I decided to go 400x300 pixels screen area, drawn on 800x600 display resolution. 400x300 are 120000 pixels, and with 1 byte of color information for every pixel, it would need 120000 bytes for the screen bitmap.

To generate the signal I will use high speed counters. The part I'm thinking about is the CD74AC163E, that accepts clock speeds up to 103Mhz with 5V. But I don't need that much. I would go with 40 mhz. But If I only need 20mhz to draw 400x300 resolution, why not to choose 20mhz clock then? Well, I'm thinking of make the counter to send the MCU a FCLK tick every 5th clock tick. Timing would be:



My logic here is that every 2 cycles of the CLK, the counter gets one that sends to the SRAM to get a value from it (20mhz effective). And every odd 5th cycle, the MCU gets its FCLK input (8mhz effective). Alternating this way, the FAST video SRAM should be free to be accessed both by the video circuit and the MCU.

Following this timing, it seems that every line of 400 pixels would need about 20μs to be drawn, and then there is a delay of 6,4μs where the SRAM is not accessed, because the sync signals are generated with no data at all. 20μs = 20000ns. So 20000ns / 400 pixels = 50ns. It takes 50ns to draw a single pixel. A FAST SRAM of 15ns is more than enough to serve for that purpose.
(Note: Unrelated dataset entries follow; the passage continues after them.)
extern "C" int tem_upsample_fwd_st(const void* x, int64_t x_ld, void* y, int64_t y_ld, int N, int D, int H, int W, int C,
                                   int fz, int fy, int fx, float* part, int st, tem_stream_t stream) {
    return upsample_fwd_impl(x, x_ld, y, y_ld, N, D, H, W, C, fz, fy, fx, part, st, stream);
}

static int upsample_bwd_impl(const void* gy, int64_t gy_ld, void* gx, int64_t gx_ld, int N, int D, int H, int W,
                             int C, int fz, int fy, int fx, const void* u, int64_t u_ld, const float* ncoef,
                             int64_t ncoef_ld, int st, tem_stream_t stream) {
    TEM_REQUIRE(gy && gx && N > 0 && C > 0 && gy_ld >= C && gx_ld >= C && D > 0 && H > 0 && W > 0,
                "tem_upsample_bwd: bad arguments");
    TEM_REQUIRE(st >= 0 && st <= 2, "tem_upsample_bwd: unknown storage type %d", st);
    TEM_REQUIRE(fz > 0 && fy > 0 && fx > 0, "tem_upsample_bwd: bad factors");
    int64_t rows = (int64_t)N * D * H;
    TEM_REQUIRE(rows < (1ll << 31), "tem_upsample_bwd: too many rows");
    const int64_t pairs = (int64_t)N * ((D + fz - 1) / fz) * ((H + 1) / 2) * ((W + 1) / 2) * (C / 4);
    if (upsample2_ok(C, fz, fy, fx) && pairs >= 2 * 65536 && vec8_ok(C, {gy, gx, u}, {gy_ld, gx_ld, u ? u_ld : 0}, st) && tem_option(TEM_OPT_UPSAMPLE2_CH8)) {
        TEM_ST16_SWITCH(st, T, {
            if (fz == 2) {
                const int64_t prow = (int64_t)N * ((D + 1) / 2) * ((H + 1) / 2);
                hipLaunchKernelGGL((k_upsample2_bwd<2, T, 8>), dim3((unsigned)prow), dim3(256), 0, (hipStream_t)stream, (const T*)gy,
                                   gy_ld, (T*)gx, gx_ld, D, H, W, C, (const T*)u, u_ld, ncoef, ncoef_ld);
            } else {
                const int64_t prow = (int64_t)N * D * ((H + 1) / 2);
                hipLaunchKernelGGL((k_upsample2_bwd<1, T, 8>), dim3((unsigned)prow), dim3(256), 0, (hipStream_t)stream, (const T*)gy,
                                   gy_ld, (T*)gx, gx_ld, D, H, W, C, (const T*)u, u_ld, ncoef, ncoef_ld);
            }
        });
        TEM_CHECK_LAUNCH("tem_upsample_bwd");
        return TEM_OK;
    }
    TEM_ST_SWITCH(st, T, {
        const T* gys = (const T*)gy;
        const T* us = (const T*)u;
        T* gxs = (T*)gx;
        if (upsample2_ok(C, fz, fy, fx) && pairs >= 65536 && vec4_ok(C, {gy, gx, u}, {gy_ld, gx_ld, u_ld}, st)) {
            if (fz == 2) {
                const int64_t prow = (int64_t)N * ((D + 1) / 2) * ((H + 1) / 2);
                hipLaunchKernelGGL((k_upsample2_bwd<2, T>), dim3((unsigned)prow), dim3(256), 0, (hipStream_t)stream, gys, gy_ld, gxs,
                                   gx_ld, D, H, W, C, us, u_ld, ncoef, ncoef_ld);
            } else {
                const int64_t prow = (int64_t)N * D * ((H + 1) / 2);
                hipLaunchKernelGGL((k_upsample2_bwd<1, T>), dim3((unsigned)prow), dim3(256), 0, (hipStream_t)stream, gys, gy_ld, gxs,
                                   gx_ld, D, H, W, C, us, u_ld, ncoef, ncoef_ld);
            }
        } else if (vec4_ok(C, {gy, gx, u}, {gy_ld, gx_ld, u ? u_ld : 0}, st))
            hipLaunchKernelGGL((k_upsample_bwd<4, T>), dim3((unsigned)rows), dim3(256), 0, (hipStream_t)stream, gys, gy_ld, gxs,
                               gx_ld, D, H, W, C, fz, fy, fx, us, u_ld, ncoef, ncoef_ld);
        else
            hipLaunchKernelGGL((k_upsample_bwd<1, T>), dim3((unsigned)rows), dim3(256), 0, (hipStream_t)stream, gys, gy_ld, gxs,
                               gx_ld, D, H, W, C, fz, fy, fx, us, u_ld, ncoef, ncoef_ld);
    });
    TEM_CHECK_LAUNCH("tem_upsample_bwd");
    return TEM_OK;
}
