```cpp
enum OptEffect
{
    OPT_NONE,
    OPT_REBUILD,
    OPT_FRAME
};
struct OptRow
{
    const char* name;
    int64_t lo, hi;
    OptEffect effect;
    void (*store)(skh_context*, int64_t);
    bool needsSegNode = false;
    bool skh_context::Options::*counters = nullptr;
};
static const int64_t kOptMin = INT64_MIN, kOptMax = INT64_MAX;
#define OPT_U32(field) [](skh_context* c, int64_t v) { c->opt.field = (uint32_t)v; }
#define OPT_I32(field) [](skh_context* c, int64_t v) { c->opt.field = (int32_t)v; }
#define OPT_FLAG(field) [](skh_context* c, int64_t v) { c->opt.field = v != 0; }
static const OptRow kOptions[] = {
    { "count_traversal", kOptMin, kOptMax, OPT_NONE, OPT_FLAG(countTraversal), false, &skh_context::Options::countTraversal },
    { "timing", kOptMin, kOptMax, OPT_NONE, OPT_FLAG(timing), false, &skh_context::Options::timing },
    { "fetch_min_closest", 1, 64, OPT_NONE, [](skh_context* c, int64_t v) { c->opt.fetchMinClosestSet = true, c->opt.fetchMinClosest = c->opt.curveFetchMinClosest = (uint32_t)v; } },
    { "fetch_min_shadow", 1, 64, OPT_NONE, [](skh_context* c, int64_t v) { c->opt.fetchMinShadow = c->opt.curveFetchMinShadow = (uint32_t)v; } },
    { "node_break_closest", 0, 64, OPT_NONE, [](skh_context* c, int64_t v) { c->opt.nodeBreakClosest = c->opt.curveNodeBreakClosest = (uint32_t)v; } },
    { "node_break_shadow", 0, 64, OPT_NONE, [](skh_context* c, int64_t v) { c->opt.nodeBreakShadow = c->opt.curveNodeBreakShadow = (uint32_t)v; } },
    { "curve_min", 1, 64, OPT_NONE, [](skh_context* c, int64_t v) { c->opt.curveMin = c->opt.worldCurveMin = (uint32_t)v; } },
    { "fetch_min_closest_small", 1, 64, OPT_NONE, OPT_U32(fetchMinClosestSmall) },
    { "fetch_chunk", -1, 4096, OPT_NONE, OPT_I32(fetchChunk) },
    { "leaf_min", 0, 64, OPT_NONE, OPT_U32(leafMin) },
    { "overlap", 0, 2, OPT_NONE, OPT_I32(overlap) },
    { "tail_split", -1, 2, OPT_NONE, OPT_I32(tailSplit) },
    { "small_waves_first", 0, 64, OPT_NONE, OPT_U32(smallWavesFirst) },
    { "small_waves_last", 0, 64, OPT_NONE, OPT_U32(smallWavesLast) },
    { "small_waves_closest", 0, 64, OPT_NONE, OPT_U32(smallWavesClosest) },
    { "small_waves_shadow", 0, 64, OPT_NONE, OPT_U32(smallWavesShadow) },
    { "env_nee", 0, 1, OPT_NONE, OPT_U32(envNee) },
    { "emit_nee", 0, 1, OPT_NONE, OPT_U32(emitNee) },
    { "cutout_rounds", 1, 32, OPT_NONE, OPT_U32(cutoutRounds) },
    { "aov_band", 64, 1 << 26, OPT_NONE, OPT_U32(aovBand) },
    { "speculate", 0, 64, OPT_NONE, OPT_U32(speculateMax) },
    { "speculate_grow", 2, 64, OPT_NONE, OPT_U32(speculateGrow) },
    { "speculate_async", 0, 1, OPT_NONE, [](skh_context* c, int64_t v) { spec_drop(c), c->opt.speculateAsync = (uint32_t)v; } },
    { "world_kernel", kOptMin, kOptMax, OPT_NONE, OPT_FLAG(worldKernel) },
    { "subframe_batch", 0, 64, OPT_FRAME, OPT_U32(subframeBatch) },
    { "waves_per_cu", 1, 32, OPT_FRAME, OPT_U32(wavesPerCU) },
    { "waves_per_cu_shadow", 1, 32, OPT_FRAME, OPT_U32(wavesPerCUShadow) },
    { "waves_per_cu_world", 1, 32, OPT_FRAME, OPT_U32(wavesPerCUWorld) },
    { "waves_per_cu_shadow_world", 1, 32, OPT_FRAME, OPT_U32(wavesPerCUShadowWorld) },
    { "compact_hits", 0, 1, OPT_REBUILD, OPT_U32(compactHits) },
    { "direct_records", -1, 1, OPT_REBUILD, OPT_I32(directRecords) },
    { "merge_light_proxies", 0, 1, OPT_REBUILD, OPT_U32(mergeLightProxies) },
    { "tight_instance_boxes", kOptMin, kOptMax, OPT_REBUILD, OPT_FLAG(tightInstanceBoxes) },
    { "curve_leaf", 1, 4, OPT_REBUILD, OPT_U32(curveLeaf) },
    { "split_pairs", 0, 1000, OPT_REBUILD, OPT_U32(splitPairs) },
    { "curve_merge", 0, 1, OPT_REBUILD, OPT_U32(curveMerge) },
    { "curve_segnode", 0, 1, OPT_REBUILD, OPT_U32(curveSegNode), true },
    { "curve_strand_major", 0, 1, OPT_REBUILD, OPT_U32(curveStrandMajor), true },
    { "curve_split", 1, 8, OPT_REBUILD, OPT_U32(curveSplit) },
    { "tlas_build", 0, 2, OPT_REBUILD, OPT_U32(tlasBuild) },
    { "tlas_open", 0, 64, OPT_REBUILD, OPT_U32(tlasOpen) },
    { "bake_world", 0, 4, OPT_REBUILD, OPT_U32(bakeWorld) },
    { "bake_budget_mtris", 0, 100, OPT_REBUILD, OPT_U32(bakeBudgetMTris) },
    { "bake_small_tris", 0, 1 << 20, OPT_REBUILD, OPT_U32(bakeSmallTris) },
    { "morton_bits", 4, 21, OPT_REBUILD, OPT_U32(mortonBits) },
    { "leaf_lines", 0, 1, OPT_REBUILD, OPT_U32(leafLines) },
    { "leaf_max_tris", 1, 8, OPT_REBUILD, OPT_U32(leafMaxTris) },
    { "build_quality", kOptMin, kOptMax, OPT_REBUILD, OPT_FLAG(buildQuality) },
    { "reinsert_rounds", 0, 64, OPT_REBUILD, OPT_U32(reinsertRounds) },
    { "reinsert_curve_rounds", 0, 64, OPT_REBUILD, OPT_U32(reinsertCurveRounds) },
    { "reinsert_min_size", 0, 1 << 24, OPT_REBUILD, OPT_U32(reinsertMinSize) },
    { "ploc_top", 0, kOptMax, OPT_REBUILD, OPT_U32(plocTop) },
};
#undef OPT_U32
#undef OPT_I32
#undef OPT_FLAG

skh_status skh_set_option(skh_context* c, const char* name, int64_t value)
{
    if (!c || !name)
        return SKH_INVALID_ARGUMENT;
    const OptRow* row = nullptr;
    for (const OptRow& r : kOptions)
        if (strcmp(r.name, name) == 0)
            row = &r;
    if (!row || !row->counters)
        spec_drop(c);
    else if (c->opt.*(row->counters) != (value != 0))
        spec_drop(c, true);
    if (!row)
    {
        c->dev.err = std::string("skh_set_option: unknown option ") + name;
        return SKH_INVALID_ARGUMENT;
    }
    if (value < row->lo || value > row->hi || (row->needsSegNode && value == 1 && !SKH_SEGNODE))
        return SKH_INVALID_ARGUMENT;
    row->store(c, value);
    if (row->effect == OPT_REBUILD)
// ... 180 lines not shown
```

Measured before the change: 6423 Mray/s.

## Reorder raygen queue slots by Morton-sorted cells interleaved across shards

Adds a host-built table mapping each raygen wave (or block cell) to a queue base and per-subframe stride. Cells are sorted along a Morton curve over pixel origins and dealt round-robin across shards, so that with batched subframes the same pixel region's samples sit next to each other in the ray queue. The goal is more coherent rays within waves, improving BVH traversal cache locality. In exchange it adds host table construction and uploads, cached per batch and generation, plus an extra indirection and changed launch geometry in raygen.

```diff
diff --git a/strelka_amd/build.py b/strelka_amd/build.py
--- a/strelka_amd/build.py
+++ b/strelka_amd/build.py
@@ -5,7 +5,7 @@
 ROOT = os.path.dirname(HERE)
 LIB = os.environ.get("SKH_LIB") or os.path.join(HERE, "libstrelka_hip.so")
 SRC = os.path.join(HERE, "csrc", "strelka_hip.hip")
-DEPS = [SRC] + [os.path.join(HERE, "csrc", f) for f in ("skh_device.h", "skh_bvh.h", "skh_env.h", "skh_emit.h", "skh_blend.h", "skh_adapt.h", "skh_aov.h", "skh_denoise.h", "skh_temporal.h", "skh_variance.h", "skh_lshape.h", "skh_kernels.h", "skh_shade_body.inc", "skh_trace_body.inc", "skh_libm.h", "skh_host.h", "skh_stale.h", "skh_accel.inc", "skh_probes.inc")] + [
+DEPS = [SRC] + [os.path.join(HERE, "csrc", f) for f in ("skh_device.h", "skh_bvh.h", "skh_env.h", "skh_emit.h", "skh_blend.h", "skh_adapt.h", "skh_aov.h", "skh_denoise.h", "skh_temporal.h", "skh_variance.h", "skh_lshape.h", "skh_kernels.h", "skh_shade_body.inc", "skh_trace_body.inc", "skh_libm.h", "skh_host.h", "skh_stale.h", "skh_order.h", "skh_accel.inc", "skh_probes.inc")] + [
     os.path.join(ROOT, "include", "strelka_hip.h"), os.path.abspath(__file__)]
 FLAGS = ["-O3", "--offload-arch=gfx950", "-ffp-contract=off", "-fno-slp-vectorize", "-mllvm", "-amdgpu-sched-strategy=max-ilp",
          "-fPIC", "-shared", "-std=c++17"]
diff --git a/strelka_amd/csrc/skh_host.h b/strelka_amd/csrc/skh_host.h
--- a/strelka_amd/csrc/skh_host.h
+++ b/strelka_amd/csrc/skh_host.h
@@ -1,6 +1,7 @@
 #pragma once
 #include "../../include/strelka_hip.h"
 #include "skh_kernels.h"
+#include "skh_order.h"
 #include "skh_stale.h"
 
 #include <string>
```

For every MCU cycle, the video circuit draws 5 pixels. This relation is higher even than the one the C64 had: for every CPU cycle, the VIC-II would draw 8 pixels.

But that leaves the timing with 4 free slots of memory access that could be used by other chips that could do DMA access alternated with the video circuit. Maybe the CPU could write to the memory and a sound chip read from there, instead of I/O'ing the chip directly. Or an external or even second CPU or co-processor to write results of calculations done at higher clock speeds, like 3D acceleration or complex graphics generation, freeing the CPU of doing that.

I wrote earlier than a 400x300x8 bitmap would need a 120000 bytes of memory, and the FAST SRAM chips would provide 8000 bytes more, that are most than enough to use it as the interface that would share those other chips.

What do you think? Is this feasible? Please, do comment if the numbers and ideas are right, wrong, doable... Because maybe all my theory is just wrong because of me misunderstanding all of this.

Thanks. I'm planning to use the w65c265s @8mhz. I'm still wondering ig that's enough to race the beam, though.

If you have the RAM that you can poke pixels into then you're not racing the beam. The VCS2600 had 128 bytes of RAM in total and technically no video RAM.

Here is something to think about... If your screen memory needs 120,000 bytes, then the fastest you can clear it in software would be to use the block move instruction (ie. MVN). This moves one byte every 7 cycles. 120,000 * 7 = 840000 cycles, at 8Mhz is about 1/10th of a second. So that's a baseline for clearing the screen or software scrolling. A slight thorn in the side is that 120KB of RAM will span 2 x 64KB banks in the '816/'265 address space, so drawing a line from one corner to the other will cross a bank - as will moving a sprite. I think at that point things would get complex enough for me to simply give-up and move to a plan B for video. (which I have done)

The memory limitation is, I think, the biggest hurdle to overcome when you want nicer graphics than we had back in the day when allocating 20KB to video RAM was considered excessive. that's now why a lot of it is done in hardware to do the actual pixel poking, line/sprite drawing, etc. although with a fast enough CPU, you can still pixel-poke frames at a good speed, but my application for that is my desktop PC or cheap ($5) ARM based SBC with HDMI output.

-Gordon

_________________
--
Gordon Henderson.
See my Ruby 6502 and 65816 SBC projects here: https://projects.drogon.net/ruby/

.

But that cross banking issue should not be a proble with a 16 bit addressing space, should it? The MCU just write bytes to an memory address and that is... "linear address space" should stand for that: no banking at all.

It's that, or I just don't have any clue of how the '816 memory model works?